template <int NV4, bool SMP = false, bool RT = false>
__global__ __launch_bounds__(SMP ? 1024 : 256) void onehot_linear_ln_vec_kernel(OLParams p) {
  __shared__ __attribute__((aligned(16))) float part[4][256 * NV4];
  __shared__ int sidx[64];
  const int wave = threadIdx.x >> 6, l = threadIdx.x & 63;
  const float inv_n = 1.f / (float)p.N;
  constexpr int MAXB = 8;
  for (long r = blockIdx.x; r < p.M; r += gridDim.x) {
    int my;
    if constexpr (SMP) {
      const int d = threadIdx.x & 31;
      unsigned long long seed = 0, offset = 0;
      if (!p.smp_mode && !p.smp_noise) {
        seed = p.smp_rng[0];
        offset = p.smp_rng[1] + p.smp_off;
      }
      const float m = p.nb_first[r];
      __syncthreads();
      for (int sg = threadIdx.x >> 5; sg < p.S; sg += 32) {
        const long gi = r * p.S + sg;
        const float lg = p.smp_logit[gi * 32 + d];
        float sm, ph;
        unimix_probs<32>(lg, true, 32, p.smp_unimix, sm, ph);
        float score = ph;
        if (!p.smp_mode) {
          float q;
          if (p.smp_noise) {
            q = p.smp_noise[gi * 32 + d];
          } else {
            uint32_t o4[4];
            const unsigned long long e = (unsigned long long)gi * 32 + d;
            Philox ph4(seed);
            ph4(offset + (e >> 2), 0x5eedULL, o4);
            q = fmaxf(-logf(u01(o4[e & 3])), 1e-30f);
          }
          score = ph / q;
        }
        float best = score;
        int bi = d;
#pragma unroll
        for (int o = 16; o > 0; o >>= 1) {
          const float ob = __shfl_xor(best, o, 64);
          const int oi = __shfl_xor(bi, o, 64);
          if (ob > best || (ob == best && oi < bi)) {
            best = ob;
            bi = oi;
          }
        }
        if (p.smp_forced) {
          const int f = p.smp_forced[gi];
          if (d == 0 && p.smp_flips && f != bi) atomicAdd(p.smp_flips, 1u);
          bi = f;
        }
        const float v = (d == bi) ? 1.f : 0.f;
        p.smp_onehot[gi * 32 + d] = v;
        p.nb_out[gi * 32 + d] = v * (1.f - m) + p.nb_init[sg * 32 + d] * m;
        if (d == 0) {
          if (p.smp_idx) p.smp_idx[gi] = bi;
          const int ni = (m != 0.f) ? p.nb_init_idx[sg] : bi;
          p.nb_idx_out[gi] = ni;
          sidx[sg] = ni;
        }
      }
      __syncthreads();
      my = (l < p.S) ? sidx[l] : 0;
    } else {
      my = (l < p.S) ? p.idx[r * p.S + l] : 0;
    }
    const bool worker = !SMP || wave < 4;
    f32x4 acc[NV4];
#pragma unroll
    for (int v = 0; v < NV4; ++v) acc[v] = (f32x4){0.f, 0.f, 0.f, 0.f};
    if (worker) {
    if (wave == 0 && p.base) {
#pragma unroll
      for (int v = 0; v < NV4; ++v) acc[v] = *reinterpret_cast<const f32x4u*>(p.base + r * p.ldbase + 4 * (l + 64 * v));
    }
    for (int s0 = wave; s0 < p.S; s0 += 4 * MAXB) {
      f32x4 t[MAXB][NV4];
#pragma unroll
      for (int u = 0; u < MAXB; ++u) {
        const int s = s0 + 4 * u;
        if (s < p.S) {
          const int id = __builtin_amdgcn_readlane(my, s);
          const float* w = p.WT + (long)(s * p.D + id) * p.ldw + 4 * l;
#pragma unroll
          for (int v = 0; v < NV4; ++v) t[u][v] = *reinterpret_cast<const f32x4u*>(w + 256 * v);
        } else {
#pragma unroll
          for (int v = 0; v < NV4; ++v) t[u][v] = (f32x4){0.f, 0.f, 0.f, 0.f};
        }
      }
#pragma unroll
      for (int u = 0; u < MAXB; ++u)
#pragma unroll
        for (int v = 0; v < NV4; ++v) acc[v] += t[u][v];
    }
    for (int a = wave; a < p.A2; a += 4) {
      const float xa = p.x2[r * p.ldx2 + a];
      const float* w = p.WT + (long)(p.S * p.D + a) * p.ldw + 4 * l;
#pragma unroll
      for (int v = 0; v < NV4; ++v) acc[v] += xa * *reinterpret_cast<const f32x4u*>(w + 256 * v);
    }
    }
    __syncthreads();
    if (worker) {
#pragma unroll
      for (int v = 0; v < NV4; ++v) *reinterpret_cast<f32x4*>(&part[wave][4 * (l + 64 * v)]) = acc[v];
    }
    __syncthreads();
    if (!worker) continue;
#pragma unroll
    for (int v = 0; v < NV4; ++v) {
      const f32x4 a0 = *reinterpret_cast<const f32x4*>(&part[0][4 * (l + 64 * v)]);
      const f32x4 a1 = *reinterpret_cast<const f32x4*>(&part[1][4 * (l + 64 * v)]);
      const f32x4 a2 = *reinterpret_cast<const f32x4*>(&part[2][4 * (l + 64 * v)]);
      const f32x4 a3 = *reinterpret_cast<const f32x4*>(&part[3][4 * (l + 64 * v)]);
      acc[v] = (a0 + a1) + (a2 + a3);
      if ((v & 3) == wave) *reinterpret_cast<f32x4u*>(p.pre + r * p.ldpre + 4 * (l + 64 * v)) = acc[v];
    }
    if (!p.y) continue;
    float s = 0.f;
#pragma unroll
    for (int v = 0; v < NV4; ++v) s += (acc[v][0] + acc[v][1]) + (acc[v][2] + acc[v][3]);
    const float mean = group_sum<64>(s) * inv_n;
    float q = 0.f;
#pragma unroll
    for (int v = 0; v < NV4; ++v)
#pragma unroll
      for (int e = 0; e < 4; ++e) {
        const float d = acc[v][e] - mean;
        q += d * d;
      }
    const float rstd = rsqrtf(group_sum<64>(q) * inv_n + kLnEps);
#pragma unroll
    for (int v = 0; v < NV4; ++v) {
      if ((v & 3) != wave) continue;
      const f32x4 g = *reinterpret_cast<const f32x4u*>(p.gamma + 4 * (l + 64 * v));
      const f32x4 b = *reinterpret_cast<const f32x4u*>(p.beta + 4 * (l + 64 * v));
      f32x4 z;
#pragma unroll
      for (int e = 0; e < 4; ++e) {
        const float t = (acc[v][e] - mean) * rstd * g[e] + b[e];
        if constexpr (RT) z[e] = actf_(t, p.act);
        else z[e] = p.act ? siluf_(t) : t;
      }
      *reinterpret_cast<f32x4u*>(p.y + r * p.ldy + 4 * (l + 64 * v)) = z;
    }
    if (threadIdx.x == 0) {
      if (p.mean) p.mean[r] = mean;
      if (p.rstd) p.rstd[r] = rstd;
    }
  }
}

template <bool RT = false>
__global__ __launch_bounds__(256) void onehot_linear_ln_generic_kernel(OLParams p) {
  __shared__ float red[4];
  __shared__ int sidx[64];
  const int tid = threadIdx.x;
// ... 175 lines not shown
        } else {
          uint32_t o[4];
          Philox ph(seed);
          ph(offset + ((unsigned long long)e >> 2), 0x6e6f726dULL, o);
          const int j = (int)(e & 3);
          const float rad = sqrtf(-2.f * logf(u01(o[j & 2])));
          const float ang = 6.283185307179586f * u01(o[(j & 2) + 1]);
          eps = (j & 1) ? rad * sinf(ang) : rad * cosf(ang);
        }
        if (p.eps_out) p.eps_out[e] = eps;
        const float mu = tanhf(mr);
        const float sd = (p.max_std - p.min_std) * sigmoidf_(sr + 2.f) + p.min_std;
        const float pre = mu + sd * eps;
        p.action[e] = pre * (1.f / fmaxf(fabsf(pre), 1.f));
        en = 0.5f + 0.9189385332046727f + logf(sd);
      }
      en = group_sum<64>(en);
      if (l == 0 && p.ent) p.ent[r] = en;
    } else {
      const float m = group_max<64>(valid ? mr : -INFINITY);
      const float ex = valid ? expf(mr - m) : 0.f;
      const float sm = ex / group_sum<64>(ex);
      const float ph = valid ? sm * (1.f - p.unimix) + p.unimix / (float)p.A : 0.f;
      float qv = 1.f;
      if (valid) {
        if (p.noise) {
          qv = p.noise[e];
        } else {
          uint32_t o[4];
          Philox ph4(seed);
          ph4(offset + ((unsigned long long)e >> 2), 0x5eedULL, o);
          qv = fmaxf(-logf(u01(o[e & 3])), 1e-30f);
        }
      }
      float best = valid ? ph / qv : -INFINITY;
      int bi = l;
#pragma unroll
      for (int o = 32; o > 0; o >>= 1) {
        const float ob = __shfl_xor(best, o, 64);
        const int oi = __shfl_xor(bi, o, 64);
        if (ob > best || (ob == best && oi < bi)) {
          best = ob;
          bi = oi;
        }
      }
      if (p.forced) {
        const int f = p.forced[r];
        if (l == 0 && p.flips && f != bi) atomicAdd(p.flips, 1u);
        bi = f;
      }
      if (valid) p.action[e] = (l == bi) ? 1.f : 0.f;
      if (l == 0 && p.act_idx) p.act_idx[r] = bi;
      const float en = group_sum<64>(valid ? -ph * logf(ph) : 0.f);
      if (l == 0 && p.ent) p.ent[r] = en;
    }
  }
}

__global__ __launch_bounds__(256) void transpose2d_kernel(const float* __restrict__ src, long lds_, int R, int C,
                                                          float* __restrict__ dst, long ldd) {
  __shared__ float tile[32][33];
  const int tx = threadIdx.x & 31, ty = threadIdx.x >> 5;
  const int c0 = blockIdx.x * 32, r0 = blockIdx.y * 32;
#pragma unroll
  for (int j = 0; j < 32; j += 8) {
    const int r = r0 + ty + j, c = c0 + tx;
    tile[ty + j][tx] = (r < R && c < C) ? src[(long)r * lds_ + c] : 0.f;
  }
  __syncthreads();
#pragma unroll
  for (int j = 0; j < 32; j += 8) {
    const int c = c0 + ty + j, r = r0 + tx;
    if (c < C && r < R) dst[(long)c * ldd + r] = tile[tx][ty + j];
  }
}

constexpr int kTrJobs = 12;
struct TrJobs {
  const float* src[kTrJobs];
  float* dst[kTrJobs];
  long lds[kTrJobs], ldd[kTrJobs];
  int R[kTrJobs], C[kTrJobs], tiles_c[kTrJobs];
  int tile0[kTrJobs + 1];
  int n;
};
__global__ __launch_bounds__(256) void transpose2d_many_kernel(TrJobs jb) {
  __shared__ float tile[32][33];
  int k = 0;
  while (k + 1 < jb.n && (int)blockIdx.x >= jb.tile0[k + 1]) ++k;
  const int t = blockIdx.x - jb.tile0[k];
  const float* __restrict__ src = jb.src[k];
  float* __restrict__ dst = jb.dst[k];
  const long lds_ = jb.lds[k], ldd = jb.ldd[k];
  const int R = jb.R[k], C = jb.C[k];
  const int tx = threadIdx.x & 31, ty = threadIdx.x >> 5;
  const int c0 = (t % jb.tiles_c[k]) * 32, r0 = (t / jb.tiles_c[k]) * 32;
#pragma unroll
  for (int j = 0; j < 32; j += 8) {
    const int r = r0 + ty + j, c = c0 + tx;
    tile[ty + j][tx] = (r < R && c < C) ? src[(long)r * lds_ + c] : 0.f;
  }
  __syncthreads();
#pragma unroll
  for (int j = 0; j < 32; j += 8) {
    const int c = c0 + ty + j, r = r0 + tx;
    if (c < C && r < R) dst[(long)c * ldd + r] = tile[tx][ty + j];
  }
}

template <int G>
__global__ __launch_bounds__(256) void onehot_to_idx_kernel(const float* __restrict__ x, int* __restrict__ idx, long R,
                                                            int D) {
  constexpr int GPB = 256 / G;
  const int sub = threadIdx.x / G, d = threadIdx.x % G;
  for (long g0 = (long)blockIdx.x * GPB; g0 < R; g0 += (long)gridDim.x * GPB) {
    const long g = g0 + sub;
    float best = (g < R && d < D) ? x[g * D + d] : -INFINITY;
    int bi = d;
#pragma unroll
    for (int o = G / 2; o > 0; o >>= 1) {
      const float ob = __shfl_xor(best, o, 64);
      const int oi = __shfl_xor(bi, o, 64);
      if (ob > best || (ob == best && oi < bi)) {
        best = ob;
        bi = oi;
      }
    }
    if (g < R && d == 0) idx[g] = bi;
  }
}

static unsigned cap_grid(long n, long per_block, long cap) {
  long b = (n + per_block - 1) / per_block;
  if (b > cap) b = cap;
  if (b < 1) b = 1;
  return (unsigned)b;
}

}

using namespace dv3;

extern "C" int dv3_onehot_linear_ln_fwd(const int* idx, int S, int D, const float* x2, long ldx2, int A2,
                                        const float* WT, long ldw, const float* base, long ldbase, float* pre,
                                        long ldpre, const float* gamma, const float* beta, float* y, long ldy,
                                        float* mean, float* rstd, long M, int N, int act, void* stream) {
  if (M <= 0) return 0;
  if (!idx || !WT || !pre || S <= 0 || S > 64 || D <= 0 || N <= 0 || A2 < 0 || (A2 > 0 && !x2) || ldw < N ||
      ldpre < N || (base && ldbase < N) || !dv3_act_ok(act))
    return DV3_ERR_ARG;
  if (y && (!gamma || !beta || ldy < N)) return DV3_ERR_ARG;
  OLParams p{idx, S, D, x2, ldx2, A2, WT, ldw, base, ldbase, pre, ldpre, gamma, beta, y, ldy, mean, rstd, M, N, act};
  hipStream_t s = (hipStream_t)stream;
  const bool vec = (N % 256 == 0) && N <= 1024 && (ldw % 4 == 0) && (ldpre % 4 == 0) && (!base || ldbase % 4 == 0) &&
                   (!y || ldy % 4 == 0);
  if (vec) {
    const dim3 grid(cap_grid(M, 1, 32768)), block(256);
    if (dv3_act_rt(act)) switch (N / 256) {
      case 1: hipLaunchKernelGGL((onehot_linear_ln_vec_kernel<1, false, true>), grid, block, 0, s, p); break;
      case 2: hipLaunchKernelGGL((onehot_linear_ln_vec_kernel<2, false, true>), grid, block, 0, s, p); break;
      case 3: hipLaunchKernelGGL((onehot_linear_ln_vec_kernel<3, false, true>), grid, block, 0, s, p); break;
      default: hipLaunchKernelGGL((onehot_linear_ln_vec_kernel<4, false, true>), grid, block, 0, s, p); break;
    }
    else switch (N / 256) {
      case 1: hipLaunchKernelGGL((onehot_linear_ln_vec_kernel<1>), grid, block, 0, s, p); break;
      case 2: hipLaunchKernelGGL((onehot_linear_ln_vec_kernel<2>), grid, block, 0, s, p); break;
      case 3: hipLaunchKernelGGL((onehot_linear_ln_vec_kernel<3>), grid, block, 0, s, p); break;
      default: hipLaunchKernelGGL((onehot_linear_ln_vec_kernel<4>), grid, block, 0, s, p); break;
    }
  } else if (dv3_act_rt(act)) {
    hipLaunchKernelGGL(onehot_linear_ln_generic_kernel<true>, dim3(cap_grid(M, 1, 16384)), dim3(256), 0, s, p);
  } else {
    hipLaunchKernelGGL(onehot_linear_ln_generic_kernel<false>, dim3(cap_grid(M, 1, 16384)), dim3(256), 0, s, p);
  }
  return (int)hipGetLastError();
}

------------------------------------------------------------

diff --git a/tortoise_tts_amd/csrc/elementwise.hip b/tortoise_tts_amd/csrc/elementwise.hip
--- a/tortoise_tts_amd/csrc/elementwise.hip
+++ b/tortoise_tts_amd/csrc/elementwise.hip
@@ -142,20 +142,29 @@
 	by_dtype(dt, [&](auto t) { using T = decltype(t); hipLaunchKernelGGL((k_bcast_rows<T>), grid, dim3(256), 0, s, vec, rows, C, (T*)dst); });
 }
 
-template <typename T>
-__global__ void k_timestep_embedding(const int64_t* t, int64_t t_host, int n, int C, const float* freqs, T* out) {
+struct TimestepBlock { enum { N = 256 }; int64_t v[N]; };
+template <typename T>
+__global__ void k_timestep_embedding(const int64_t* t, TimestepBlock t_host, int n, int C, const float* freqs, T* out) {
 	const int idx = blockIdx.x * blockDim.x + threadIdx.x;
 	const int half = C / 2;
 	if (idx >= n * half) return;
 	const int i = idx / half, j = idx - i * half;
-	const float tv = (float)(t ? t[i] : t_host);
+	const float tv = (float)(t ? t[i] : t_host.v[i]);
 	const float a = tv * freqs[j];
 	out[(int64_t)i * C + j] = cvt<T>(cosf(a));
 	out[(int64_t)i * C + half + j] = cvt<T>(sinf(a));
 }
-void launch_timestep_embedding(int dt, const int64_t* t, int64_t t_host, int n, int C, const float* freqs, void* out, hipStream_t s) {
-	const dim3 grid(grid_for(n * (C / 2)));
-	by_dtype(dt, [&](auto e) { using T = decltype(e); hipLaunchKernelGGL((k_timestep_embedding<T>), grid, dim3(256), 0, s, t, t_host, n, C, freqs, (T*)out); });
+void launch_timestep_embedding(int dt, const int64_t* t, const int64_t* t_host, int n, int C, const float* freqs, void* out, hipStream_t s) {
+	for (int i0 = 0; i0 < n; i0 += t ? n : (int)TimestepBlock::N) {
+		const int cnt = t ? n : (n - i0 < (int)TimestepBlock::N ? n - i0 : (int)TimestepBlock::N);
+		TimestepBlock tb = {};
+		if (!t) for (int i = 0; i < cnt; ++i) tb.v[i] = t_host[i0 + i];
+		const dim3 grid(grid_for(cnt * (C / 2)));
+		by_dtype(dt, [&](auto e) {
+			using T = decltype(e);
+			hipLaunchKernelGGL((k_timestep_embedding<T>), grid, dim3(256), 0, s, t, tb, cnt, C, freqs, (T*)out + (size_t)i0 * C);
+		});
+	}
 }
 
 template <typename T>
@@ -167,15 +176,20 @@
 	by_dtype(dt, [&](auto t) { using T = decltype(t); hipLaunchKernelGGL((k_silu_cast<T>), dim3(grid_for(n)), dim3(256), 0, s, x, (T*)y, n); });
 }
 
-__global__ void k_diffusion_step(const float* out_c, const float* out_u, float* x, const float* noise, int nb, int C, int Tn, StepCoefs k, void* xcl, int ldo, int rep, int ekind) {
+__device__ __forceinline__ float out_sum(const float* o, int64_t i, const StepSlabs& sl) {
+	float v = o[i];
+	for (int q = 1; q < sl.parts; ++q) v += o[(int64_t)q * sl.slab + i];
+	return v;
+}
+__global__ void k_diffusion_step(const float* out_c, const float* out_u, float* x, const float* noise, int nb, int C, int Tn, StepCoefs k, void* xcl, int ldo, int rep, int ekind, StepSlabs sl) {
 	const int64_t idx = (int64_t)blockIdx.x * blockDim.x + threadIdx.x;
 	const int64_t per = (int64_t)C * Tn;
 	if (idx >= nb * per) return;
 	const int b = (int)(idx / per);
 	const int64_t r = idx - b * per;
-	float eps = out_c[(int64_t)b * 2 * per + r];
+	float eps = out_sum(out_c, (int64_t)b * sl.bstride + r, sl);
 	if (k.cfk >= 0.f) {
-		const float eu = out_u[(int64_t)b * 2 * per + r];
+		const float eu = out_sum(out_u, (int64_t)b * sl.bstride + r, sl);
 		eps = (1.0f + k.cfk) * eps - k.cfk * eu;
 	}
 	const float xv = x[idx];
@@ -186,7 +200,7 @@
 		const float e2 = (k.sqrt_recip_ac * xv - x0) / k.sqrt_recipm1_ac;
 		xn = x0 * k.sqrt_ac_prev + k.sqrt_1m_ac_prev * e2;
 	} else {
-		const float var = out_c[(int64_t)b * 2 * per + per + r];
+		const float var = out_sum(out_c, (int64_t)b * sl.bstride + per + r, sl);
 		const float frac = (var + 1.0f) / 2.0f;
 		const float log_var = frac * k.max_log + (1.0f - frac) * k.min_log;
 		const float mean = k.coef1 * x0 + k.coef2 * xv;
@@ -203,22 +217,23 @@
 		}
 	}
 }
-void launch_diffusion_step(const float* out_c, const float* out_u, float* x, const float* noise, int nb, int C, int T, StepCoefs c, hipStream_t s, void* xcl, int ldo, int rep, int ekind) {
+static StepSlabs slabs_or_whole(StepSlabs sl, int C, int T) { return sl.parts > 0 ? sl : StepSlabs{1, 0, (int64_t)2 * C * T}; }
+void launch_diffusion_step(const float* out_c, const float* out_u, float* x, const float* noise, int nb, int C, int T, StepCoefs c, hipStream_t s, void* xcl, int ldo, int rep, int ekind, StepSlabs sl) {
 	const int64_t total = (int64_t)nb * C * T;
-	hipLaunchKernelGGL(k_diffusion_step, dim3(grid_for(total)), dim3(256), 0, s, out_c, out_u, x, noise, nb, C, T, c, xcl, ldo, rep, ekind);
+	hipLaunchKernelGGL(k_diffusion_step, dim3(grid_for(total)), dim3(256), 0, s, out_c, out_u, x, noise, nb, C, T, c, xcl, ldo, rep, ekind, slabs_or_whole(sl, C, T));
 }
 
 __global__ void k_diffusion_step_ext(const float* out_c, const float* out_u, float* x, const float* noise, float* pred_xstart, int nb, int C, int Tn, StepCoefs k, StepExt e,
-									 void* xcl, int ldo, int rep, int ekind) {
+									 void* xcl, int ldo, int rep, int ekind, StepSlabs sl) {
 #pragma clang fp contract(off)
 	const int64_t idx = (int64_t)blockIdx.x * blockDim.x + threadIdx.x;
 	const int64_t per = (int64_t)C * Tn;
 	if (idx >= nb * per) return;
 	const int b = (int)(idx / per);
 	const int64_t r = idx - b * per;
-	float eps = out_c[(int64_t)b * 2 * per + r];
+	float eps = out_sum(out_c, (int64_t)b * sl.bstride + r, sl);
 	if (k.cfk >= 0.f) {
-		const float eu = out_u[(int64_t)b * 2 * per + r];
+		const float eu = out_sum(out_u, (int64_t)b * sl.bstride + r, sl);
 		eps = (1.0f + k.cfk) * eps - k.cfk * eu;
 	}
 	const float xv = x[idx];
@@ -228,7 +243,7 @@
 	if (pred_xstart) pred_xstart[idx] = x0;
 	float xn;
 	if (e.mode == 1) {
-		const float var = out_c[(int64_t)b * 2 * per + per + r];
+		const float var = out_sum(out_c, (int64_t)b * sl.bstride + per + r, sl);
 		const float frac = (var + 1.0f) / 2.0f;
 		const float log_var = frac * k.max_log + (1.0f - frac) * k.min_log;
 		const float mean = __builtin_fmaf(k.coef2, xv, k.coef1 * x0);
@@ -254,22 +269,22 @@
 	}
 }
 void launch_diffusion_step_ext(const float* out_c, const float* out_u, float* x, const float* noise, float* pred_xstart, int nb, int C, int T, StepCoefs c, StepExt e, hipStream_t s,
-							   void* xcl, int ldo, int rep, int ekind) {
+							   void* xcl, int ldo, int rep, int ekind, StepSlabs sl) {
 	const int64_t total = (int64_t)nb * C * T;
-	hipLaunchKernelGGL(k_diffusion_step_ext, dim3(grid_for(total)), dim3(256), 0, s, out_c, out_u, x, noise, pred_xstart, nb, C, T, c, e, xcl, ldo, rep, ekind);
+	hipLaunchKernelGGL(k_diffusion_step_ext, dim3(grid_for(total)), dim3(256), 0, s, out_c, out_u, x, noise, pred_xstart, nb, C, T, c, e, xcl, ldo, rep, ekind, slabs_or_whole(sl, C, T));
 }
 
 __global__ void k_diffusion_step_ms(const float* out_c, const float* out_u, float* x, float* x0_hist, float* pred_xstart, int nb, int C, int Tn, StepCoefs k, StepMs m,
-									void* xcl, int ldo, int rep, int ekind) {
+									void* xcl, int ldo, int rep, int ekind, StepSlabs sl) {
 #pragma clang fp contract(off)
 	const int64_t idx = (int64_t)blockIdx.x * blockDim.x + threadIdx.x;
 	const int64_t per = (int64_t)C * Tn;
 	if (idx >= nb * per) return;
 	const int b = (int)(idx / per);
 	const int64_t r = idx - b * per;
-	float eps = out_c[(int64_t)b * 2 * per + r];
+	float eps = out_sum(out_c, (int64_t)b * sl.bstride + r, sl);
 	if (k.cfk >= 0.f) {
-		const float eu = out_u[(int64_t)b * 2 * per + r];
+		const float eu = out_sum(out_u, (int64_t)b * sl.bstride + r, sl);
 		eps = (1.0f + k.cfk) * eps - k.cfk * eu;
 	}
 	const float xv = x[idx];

------------------------------------------------------------

Task to carry out
Reproduce word for word the material above, beginning with the line that contains "for (int a = wave;" and ending with the line that contains "if ((v & 3) != wave) continue;".

Finished task
    for (int a = wave; a < p.A2; a += 4) {
      const float xa = p.x2[r * p.ldx2 + a];
      const float* w = p.WT + (long)(p.S * p.D + a) * p.ldw + 4 * l;
#pragma unroll
      for (int v = 0; v < NV4; ++v) acc[v] += xa * *reinterpret_cast<const f32x4u*>(w + 256 * v);
    }
    }
    __syncthreads();
    if (worker) {
#pragma unroll
      for (int v = 0; v < NV4; ++v) *reinterpret_cast<f32x4*>(&part[wave][4 * (l + 64 * v)]) = acc[v];
    }
    __syncthreads();
    if (!worker) continue;
#pragma unroll
    for (int v = 0; v < NV4; ++v) {
      const f32x4 a0 = *reinterpret_cast<const f32x4*>(&part[0][4 * (l + 64 * v)]);
      const f32x4 a1 = *reinterpret_cast<const f32x4*>(&part[1][4 * (l + 64 * v)]);
      const f32x4 a2 = *reinterpret_cast<const f32x4*>(&part[2][4 * (l + 64 * v)]);
      const f32x4 a3 = *reinterpret_cast<const f32x4*>(&part[3][4 * (l + 64 * v)]);
      acc[v] = (a0 + a1) + (a2 + a3);
      if ((v & 3) == wave) *reinterpret_cast<f32x4u*>(p.pre + r * p.ldpre + 4 * (l + 64 * v)) = acc[v];
    }
    if (!p.y) continue;
    float s = 0.f;
#pragma unroll
    for (int v = 0; v < NV4; ++v) s += (acc[v][0] + acc[v][1]) + (acc[v][2] + acc[v][3]);
    const float mean = group_sum<64>(s) * inv_n;
    float q = 0.f;
#pragma unroll
    for (int v = 0; v < NV4; ++v)
#pragma unroll
      for (int e = 0; e < 4; ++e) {
        const float d = acc[v][e] - mean;
        q += d * d;
      }
    const float rstd = rsqrtf(group_sum<64>(q) * inv_n + kLnEps);
#pragma unroll
    for (int v = 0; v < NV4; ++v) {
      if ((v & 3) != wave) continue;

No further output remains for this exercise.